Tuesday, June 21, 2011

Adventures in Euphemisms: "Bath Tissue"

Earlier today I was at Fred Meyer and looked up. I saw this: 

I'd seen this before but never really thought about it. Fred Meyer, it seems, is politely refraining from using the dread phrase "toilet paper." Their in-house brand does the same:


Okay, technically it says "bathroom tissue," but it's basically the same thing. I got to wondering if any of the brands of toilet paper in my immediate vicinity actually proclaimed what they were- paper that you use after going to the toilet. I looked about and did not see a single one. Not one brand of toilet paper actually used the words "toilet paper" on their packaging. Instead, there were lots of pictures of cute puppies:


Or cartoon bears:


Or babies:


The entreaties to softness, light, and general distance from things excremental even extends to invocations of the celestial on packaging. Juxtaposed, of course, with a baby:


I looked around for some kind of generic or earth-friendly brand that maybe dared to call itself by its true name, but found not a one. The only copy I saw was that recalling softness and, sometimes, absorbency. I wasn't put out by this because I think that "toilet paper" is the most fantastically well put together diptych of words in the English language- I simply appreciate honesty. No one says "I'm going to pick up some bath tissue," or "Hey, sweetie, pick up some bath tissue on your way home," or "Crap, guys! We're out of bath tissue." No human talks like that. We all call it toilet paper, but the aisles and packaging assume that the general population are too demure to be assaulted with such vulgar words.

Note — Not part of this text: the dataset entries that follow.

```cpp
__global__ __launch_bounds__(256) void tn_reduce_kernel(const float* __restrict__ part, int splits, int64_t MN, float alpha, float* __restrict__ C,
                                                       int accumulate, const float* __restrict__ cs_part, int cs_terms, int64_t M,
                                                       float* __restrict__ colsum, int c_blocks) {
  __shared__ float4 red[4][64];
  const int l = threadIdx.x & 63, g = threadIdx.x >> 6;
  if ((int)blockIdx.x < c_blocks) {
    const int64_t n4 = MN >> 2, i = (int64_t)blockIdx.x * 64 + l;
    const int per = (splits + 3) >> 2, s_lo = g * per, s_hi = s_lo + per < splits ? s_lo + per : splits;
    float4 a = make_float4(0.f, 0.f, 0.f, 0.f);
    if (i < n4) {
      for (int s0 = s_lo; s0 < s_hi; s0 += 8) {
        float4 b[8];
#pragma unroll
        for (int u = 0; u < 8; ++u)
          b[u] = s0 + u < s_hi ? reinterpret_cast<const float4*>(part + (int64_t)(s0 + u) * MN)[i] : make_float4(0.f, 0.f, 0.f, 0.f);
#pragma unroll
        for (int u = 0; u < 8; ++u) {
          a.x += b[u].x; a.y += b[u].y; a.z += b[u].z; a.w += b[u].w;
        }
      }
    }
    red[g][l] = a;
    __syncthreads();
    if (g == 0 && i < n4) {
      const float4 r0 = red[0][l], r1 = red[1][l], r2 = red[2][l], r3 = red[3][l];
      float4 c = accumulate ? reinterpret_cast<const float4*>(C)[i] : make_float4(0.f, 0.f, 0.f, 0.f);
      c.x += alpha * ((r0.x + r1.x) + (r2.x + r3.x));
      c.y += alpha * ((r0.y + r1.y) + (r2.y + r3.y));
      c.z += alpha * ((r0.z + r1.z) + (r2.z + r3.z));
      c.w += alpha * ((r0.w + r1.w) + (r2.w + r3.w));
      reinterpret_cast<float4*>(C)[i] = c;
    }
    if (blockIdx.x == 0 && threadIdx.x < (MN & 3)) {
      const int64_t j = (n4 << 2) + threadIdx.x;
      float t = 0.f;
      for (int s2 = 0; s2 < splits; ++s2) t += part[(int64_t)s2 * MN + j];
      C[j] = (accumulate ? C[j] : 0.f) + alpha * t;
    }
  } else {
    const int64_t m = (int64_t)((int)blockIdx.x - c_blocks) * 64 + l;
    const int per = (cs_terms + 3) >> 2, t_lo = g * per, t_hi = t_lo + per < cs_terms ? t_lo + per : cs_terms;
    float a = 0.f;
    if (m < M) {
      for (int t0 = t_lo; t0 < t_hi; t0 += 8) {
        float b[8];
#pragma unroll
        for (int u = 0; u < 8; ++u) b[u] = t0 + u < t_hi ? cs_part[(int64_t)(t0 + u) * M + m] : 0.f;
#pragma unroll
        for (int u = 0; u < 8; ++u) a += b[u];
      }
    }
    red[g][l].x = a;
    __syncthreads();
    if (g == 0 && m < M) colsum[m] = (accumulate ? colsum[m] : 0.f) + ((red[0][l].x + red[1][l].x) + (red[2][l].x + red[3][l].x));
  }
}

static int launch_tn_reduce(const GemmParams& p, int splits, int tiles_n, hipStream_t st) {
  const int64_t MN = p.M * p.N;
  const int c_blocks = (int)ceil_div(MN >> 2, (int64_t)64);
  const int cs_blocks = p.colsum ? (int)ceil_div(p.M, (int64_t)64) : 0;
  const float* part = (const float*)p.ws;
  hipLaunchKernelGGL(tn_reduce_kernel, dim3((unsigned)(c_blocks + cs_blocks)), dim3(256), 0, st, part, splits, MN, p.alpha, (float*)p.C,
                     (p.epilogue & DINOX_EPI_ACCUM) ? 1 : 0, part + (int64_t)splits * MN, splits * tiles_n, p.M, p.colsum, c_blocks);
  return check_launch("gemm_bf16_tn_reduce");
}

static void tn_split_plan(const GemmParams& p, int& splits, int64_t& kps) {
  const int tiles_m = (int)ceil_div(p.M, GB_BM), tiles_n = (int)ceil_div(p.N, GB_BN);
  const int64_t ntile = (int64_t)tiles_m * tiles_n;
  splits = 1;
  const bool plain = (p.epilogue & ~DINOX_EPI_ACCUM) == 0 && p.out_dtype == DINOX_F32;
  if (plain) {
    const int64_t slots = 512, have = ntile * p.batch;
    splits = (int)(slots / have);
    const int64_t max_splits = ceil_div(p.K, 4 * GB_BK);
    if (splits > max_splits) splits = (int)max_splits;
    if (splits < 1) splits = 1;
  }
  kps = ceil_div(ceil_div(p.K, splits), GB_BK) * GB_BK;
  splits = (int)ceil_div(p.K, kps);
}

static bool aligned16(const void* p) { return (((uintptr_t)p) & 15) == 0; }

static GemmVariant nt_pp_choice(const GemmParams& p) {
  using V = GemmVariant;
  if (p.transA || p.transB) return V::None;
  const int mode = knob_int("DINOX_NT_PP", -1);
  if (mode == 0) return V::None;
  const bool ok256 = gemm_bf16_nt_pp_ok(p), ok128 = gemm_bf16_nt_pp128_ok(p);
  {
    const int m3 = knob_int("DINOX_NT_PP384", -1);
    if (m3 != 0 && mode != 2 && mode != 3 && gemm_bf16_nt_pp384_ok(p) &&
        (m3 > 0 || (p.out_dtype == DINOX_BF16 && !(p.epilogue & DINOX_EPI_RESIDUAL) && p.K >= 768 && p.M >= 8192)))
      return V::NtPp384;
  }
  if (mode == 2) return ok128 ? V::NtPp128 : V::None;
  if (mode == 3) return ok256 ? V::NtPp : V::None;
  const int64_t rem = p.N % 256;
  const bool narrow = p.N < 1024 && rem != 0 && rem <= 128;
  const V pick = narrow ? (ok128 ? V::NtPp128 : V::None) : (ok256 ? V::NtPp : V::None);
  if (mode >= 1 || pick == V::None) return pick;
  const int64_t units = ceil_div(p.M, (int64_t)256) * ceil_div(p.N, (int64_t)(narrow ? 128 : 256));
  if (narrow) {
    if (p.K >= 768) return units >= 192 ? pick : V::None;
    return (units >= 1024 && !(p.epilogue & DINOX_EPI_RESIDUAL)) ? pick : V::None;
  }
  if ((p.epilogue & DINOX_EPI_GELU) && p.K < 768) {
    if (knob_int("DINOX_FC1_AREG", 0) != 0 || units < 1024) return V::None;
  }
  return units >= 192 ? pick : V::None;
}

GemmVariant gemm_bf16_variant(const GemmParams& p) {
  using V = GemmVariant;
  if (p.in_dtype != DINOX_BF16) return V::None;
  if (!aligned16(p.A) || !aligned16(p.B) || (p.lda & 7) || (p.ldb & 7) || (p.strideA & 7) || (p.strideB & 7)) return V::None;
  if (const V pp = nt_pp_choice(p); pp != V::None) return pp;
  if (gemm_bf16_nt_glds_ok(p)) {
    const int64_t maxk = knob_int("DINOX_NT_AREG_MAXK", 576);
    static const bool no_areg = knob_set("DINOX_NT_NO_AREG");
    return !no_areg && p.K <= maxk && gemm_bf16_nt_areg_ok(p) ? V::NtAreg : V::NtGlds;
  }
  if (p.transA == 0 && p.transB == 0 && (p.K & 7) == 0) return V::Nt;
  if (p.transA == 1 && p.transB == 1 && (p.M & 7) == 0 && (p.N & 7) == 0) {
    if (p.ws) {
      int a, b, c;
      int64_t d;
      if (tn_big_plan(p, a, b, c, d)) return V::TnBig;
    }
    const bool small = p.K * p.lda * 2 < (int64_t)0x7fffffff && p.K * p.ldb * 2 < (int64_t)0x7fffffff && p.M >= 8 && p.N >= 8;
    return small ? V::TnDma : V::Tn;
  }
  return V::None;
}

static bool tn_det_ok(const GemmParams& p, GemmVariant variant, int splits) {
  return variant == GemmVariant::TnDma && splits > 1 && p.batch == 1 && p.ldc == p.N && p.out_dtype == DINOX_F32 &&
         (p.epilogue & ~DINOX_EPI_ACCUM) == 0;
}

int64_t gemm_bf16_ws_bytes(const GemmParams& p) {
  if (const int64_t big = tn_big_ws_bytes(p)) return big;
  const GemmVariant v = gemm_bf16_variant(p);
  if (v != GemmVariant::TnBig && v != GemmVariant::TnDma && v != GemmVariant::Tn) return 0;
  int splits;
  int64_t kps;
  tn_split_plan(p, splits, kps);
  if (!tn_det_ok(p, v, splits)) return 0;
  const int tiles_n = (int)ceil_div(p.N, GB_BN);
  return ((int64_t)splits * p.M * p.N + (p.colsum ? (int64_t)splits * tiles_n * p.M : 0)) * (int64_t)sizeof(float);
}

int launch_gemm_bf16(const GemmParams& p, hipStream_t st) {
  using V = GemmVariant;
  const V v = gemm_bf16_variant(p);
  switch (v) {
    case V::None: return DINOX_EUNSUPPORTED;
    case V::NtPp: return launch_gemm_bf16_nt_pp(p, st);
    case V::NtPp128: return launch_gemm_bf16_nt_pp128(p, st);
    case V::NtPp384: return launch_gemm_bf16_nt_pp384(p, st);
    case V::NtAreg: return launch_gemm_bf16_nt_areg(p, st);
    case V::NtGlds: return launch_gemm_bf16_nt_glds(p, st);
    case V::Nt: case V::TnBig: case V::TnDma: case V::Tn: break;
  }
  const int tiles_m = (int)ceil_div(p.M, GB_BM), tiles_n = (int)ceil_div(p.N, GB_BN);
  const int64_t ntile = (int64_t)tiles_m * tiles_n;
  if (ntile > 0x7fffffff || p.batch > 65535) return DINOX_EUNSUPPORTED;
  const size_t lds = 4 * GB_TILE_BYTES;
  const bool f32 = p.out_dtype == DINOX_F32;
  if (v == V::Nt) {
    dim3 grid((unsigned)ntile, (unsigned)p.batch);
    hipLaunchKernelGGL((f32 ? gemm_bf16_nt<DINOX_F32> : gemm_bf16_nt<DINOX_BF16>), grid, dim3(GB_THREADS), lds, st, p, tiles_m, tiles_n);
    return check_launch("gemm_bf16_nt");
  }
  if (v == V::TnBig) {
    int sp = 1, tn_ = 1;
    if (int rc = launch_gemm_bf16_tn_big(p, st, sp, tn_)) return rc;
    return launch_tn_reduce(p, sp, tn_, st);
  }
  int splits;
  int64_t kps;
  tn_split_plan(p, splits, kps);
  GemmParams q = p;
  const bool det = q.ws != nullptr && tn_det_ok(p, v, splits);
  if (!det) q.ws = nullptr;
  if (!det && splits > 1 && !(p.epilogue & DINOX_EPI_ACCUM)) {
    if (p.ldc == p.N && (p.batch == 1 || p.strideC == p.M * p.N)) {
      hipError_t e = hipMemsetAsync(p.C, 0, (size_t)p.batch * p.M * p.N * sizeof(float), st);
      if (e != hipSuccess) return fail((int)e, "gemm_bf16_tn: memset: %s", hipGetErrorString(e));
    } else {
      splits = 1;
      kps = ceil_div(p.K, GB_BK) * GB_BK;
    }
  }
  if (!det && p.colsum && !(p.epilogue & DINOX_EPI_ACCUM)) {
    hipError_t e = hipMemsetAsync(p.colsum, 0, (size_t)p.M * sizeof(float), st);
    if (e != hipSuccess) return fail((int)e, "gemm_bf16_tn: memset colsum: %s", hipGetErrorString(e));
  }
  if (ntile * splits > 0x7fffffff) return DINOX_EUNSUPPORTED;
  dim3 grid((unsigned)(ntile * splits), (unsigned)p.batch);
  const auto kern = v == V::TnDma ? (f32 ? gemm_bf16_tn_dma<DINOX_F32> : gemm_bf16_tn_dma<DINOX_BF16>) : (f32 ? gemm_bf16_tn<DINOX_F32> : gemm_bf16_tn<DINOX_BF16>);
  hipLaunchKernelGGL(kern, grid, dim3(GB_THREADS), lds, st, q, tiles_m, tiles_n, splits, kps);
  if (int rc = check_launch(gemm_variant_name(v))) return rc;
  if (det) return launch_tn_reduce(p, splits, tiles_n, st);
  return 0;
}

}
```

### dino-x_amd/csrc/kernels.h

```cpp
#pragma once
#include <type_traits>

#include "gemm_common.h"
#include "knobs.h"

namespace dinox {

#define GEMM_VARIANTS(X)                                                                                                       \
  X(NtPp, "gemm_bf16_nt_pp") X(NtPp128, "gemm_bf16_nt_pp128") X(NtPp384, "gemm_bf16_nt_pp384") X(NtAreg, "gemm_bf16_nt_areg") \
  X(NtGlds, "gemm_bf16_nt_glds") X(Nt, "gemm_bf16_nt") X(TnBig, "gemm_bf16_tn_big") X(TnDma, "gemm_bf16_tn_dma") X(Tn, "gemm_bf16_tn")
#define X(member, name) member,
enum class GemmVariant { None, GEMM_VARIANTS(X) };
#undef X
#define X(member, name) name,
inline const char* gemm_variant_name(GemmVariant v) {
  static const char* const names[] = {nullptr, GEMM_VARIANTS(X)};
  return names[(int)v];
}
#undef X

int launch_gemm_f32(const GemmParams& p, hipStream_t st);
GemmVariant gemm_bf16_variant(const GemmParams& p);
int launch_gemm_bf16(const GemmParams& p, hipStream_t st);
int64_t gemm_bf16_ws_bytes(const GemmParams& p);
bool gemm_bf16_nt_glds_ok(const GemmParams& p);
int launch_gemm_bf16_nt_glds(const GemmParams& p, hipStream_t st);
bool gemm_bf16_nt_areg_ok(const GemmParams& p);
int launch_gemm_bf16_nt_areg(const GemmParams& p, hipStream_t st);
bool gemm_bf16_nt_pp_ok(const GemmParams& p);
int launch_gemm_bf16_nt_pp(const GemmParams& p, hipStream_t st);
bool gemm_bf16_nt_pp128_ok(const GemmParams& p);
int launch_gemm_bf16_nt_pp128(const GemmParams& p, hipStream_t st);
bool gemm_bf16_nt_pp384_ok(const GemmParams& p);
int launch_gemm_bf16_nt_pp384(const GemmParams& p, hipStream_t st);
bool gemm_bf16_nt_pp384_ln_ok(int64_t M, int K);
int launch_gemm_bf16_nt_pp384_ln(const void* a, const void* w, const float* bias, const float* residual, float* x_out, const float* gamma,
                                 const float* beta, float eps, void* y, float* mean, float* rstd, int64_t M, int K, hipStream_t st);
int pp384_lnbwd_tiles(int64_t M);
int launch_gemm_bf16_nt_pp384_lnbwd(const void* a, const void* w, const float* x, const float* gamma, const float* mean, const float* rstd,
                                    float* dx, const float* dx_add, void* dx_lowp, float* ws, int64_t M, int K, hipStream_t st);
int tn_big_plan(const GemmParams& p, int& tiles_m, int& tiles_n, int& splits, int64_t& kps);
int64_t tn_big_ws_bytes(const GemmParams& p);
int launch_gemm_bf16_tn_big(const GemmParams& p, hipStream_t st, int& splits_out, int& tiles_n_out);

int launch_attention_ref_fwd(const void* qkv, void* o, float* lse, int B, int N, int heads, int d, int dtype, hipStream_t st);
int launch_attention_ref_bwd(const void* d_o, const void* qkv, const void* o, const float* lse, void* dqkv, int B, int N, int heads, int d, int dtype, hipStream_t st);
int launch_attention_bf16_fwd(const void* qkv, void* o, float* lse, int B, int N, int heads, int d, hipStream_t st);
int launch_attention_bf16_bwd(const void* d_o, const void* qkv, const void* o, const float* lse, void* dqkv, float* ws, int B, int N, int heads, int d, hipStream_t st);
bool attention_qkv_fused_ok(int B, int N, int heads, int d, int D);
int launch_attention_qkv_fused_fwd(const void* x, const void* w, const float* bias, void* o, void* qkv_out, float* lse, int B, int N, int heads, int d, int D, hipStream_t st);
int launch_attention_flash_fwd(const void* qkv, void* o, float* lse, int B, int N, int heads, int d, hipStream_t st);
int launch_attention_flash_bwd(const void* d_o, const void* qkv, const void* o, const float* lse, void* dqkv, float* ws, int B, int N, int heads, int d, hipStream_t st);

int launch_ntxent_rows(const float* S, int64_t lds, int M, float inv_tau, float* lse, float* row_loss, float* loss, hipStream_t st);
int launch_ntxent_coeff(const float* S, int64_t lds, const float* lse, int M, float inv_tau, float gscale, float* W, int64_t ldw, hipStream_t st);
int launch_normalize_bwd(const float* dxh, const float* xh, const float* norm, float* dx, int64_t V, int D, float eps, hipStream_t st);

bool attention_rows_ok(int B, int N, int heads, int d, int Q);
int launch_attention_rows(const void* qkv, const int* query_idx, float* probs, float* lse, int B, int N, int heads, int d, int Q, int dtype,
                          hipStream_t st);

bool attention_rollout_step_ok(int B, int N, int heads, int d);
size_t attention_rollout_step_ws_bytes(int B, int N, int heads);
int launch_attention_rollout_step(const void* qkv, const float* w_in, float* w_out, void* ws, int B, int N, int heads, int d, float residual,
                                  int dtype, hipStream_t st);

constexpr int MAE_MAX_L = 4096;
constexpr int MAE_MAX_PATCH = 32;
int launch_mae_mask_ids(const float* noise, int* ids_restore, int* ids_keep, int V, int L, int Lk, hipStream_t st);
int launch_mae_gather_unfold(const float* x, const int* ids_keep, void* u, int V, int H, int W, int patch, int Lk, int ld, int dtype,
                             hipStream_t st);
int launch_mae_tokens_fwd(const void* patches, const float* cls, const float* pos, const int* ids_keep, float* tok, int V, int L, int Lk,
                          int D, int dtype, hipStream_t st);
int launch_mae_tokens_bwd(const float* dtok, const int* ids_restore, void* dpatches, float* dcls, float* dpos, int V, int L, int Lk, int D,
                          int dtype, hipStream_t st);
int launch_mae_unshuffle_fwd(const void* e, const float* mask_token, const float* dpe, const int* ids_restore, float* xd, int V, int L,
                             int Lk, int D, int dtype, hipStream_t st);
int launch_mae_unshuffle_bwd(const float* g, const int* ids_keep, const int* ids_restore, void* de, float* dmask, float* ws, int V, int L,
                             int Lk, int D, int dtype, hipStream_t st);
int launch_mae_loss_fwd(const void* pred, const float* x, const int* ids_restore, float* loss, float* ws, int V, int H, int W, int patch,
                        int Lk, int lead, int dtype, hipStream_t st);
int launch_mae_loss_bwd(const void* pred, const float* x, const int* ids_restore, void* dpred, float gscale, int V, int H, int W, int patch,
                        int Lk, int lead, int dtype, int out_dtype, hipStream_t st);
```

In The Unbearable Lightness of Being Milan Kundera said that kitsch is the denial of shit. He meant that literally. Denying that certain gross biological things happen to us is a form of intellectual laziness and naivete. I'm inclined to agree with him, and it seems that the most shit-denying place on earth, the kitschiest piece of real estate in existence, is the toilet paper aisle.

1 comment:

  1. I fear that some humans do call it "bath tissue." Of course, the moment most people begin to do this, the word "bath" will become obscene and it'll have to be "water cloths" or "nonantiseptic fiber mesh" or something like that.

    At which point... etc.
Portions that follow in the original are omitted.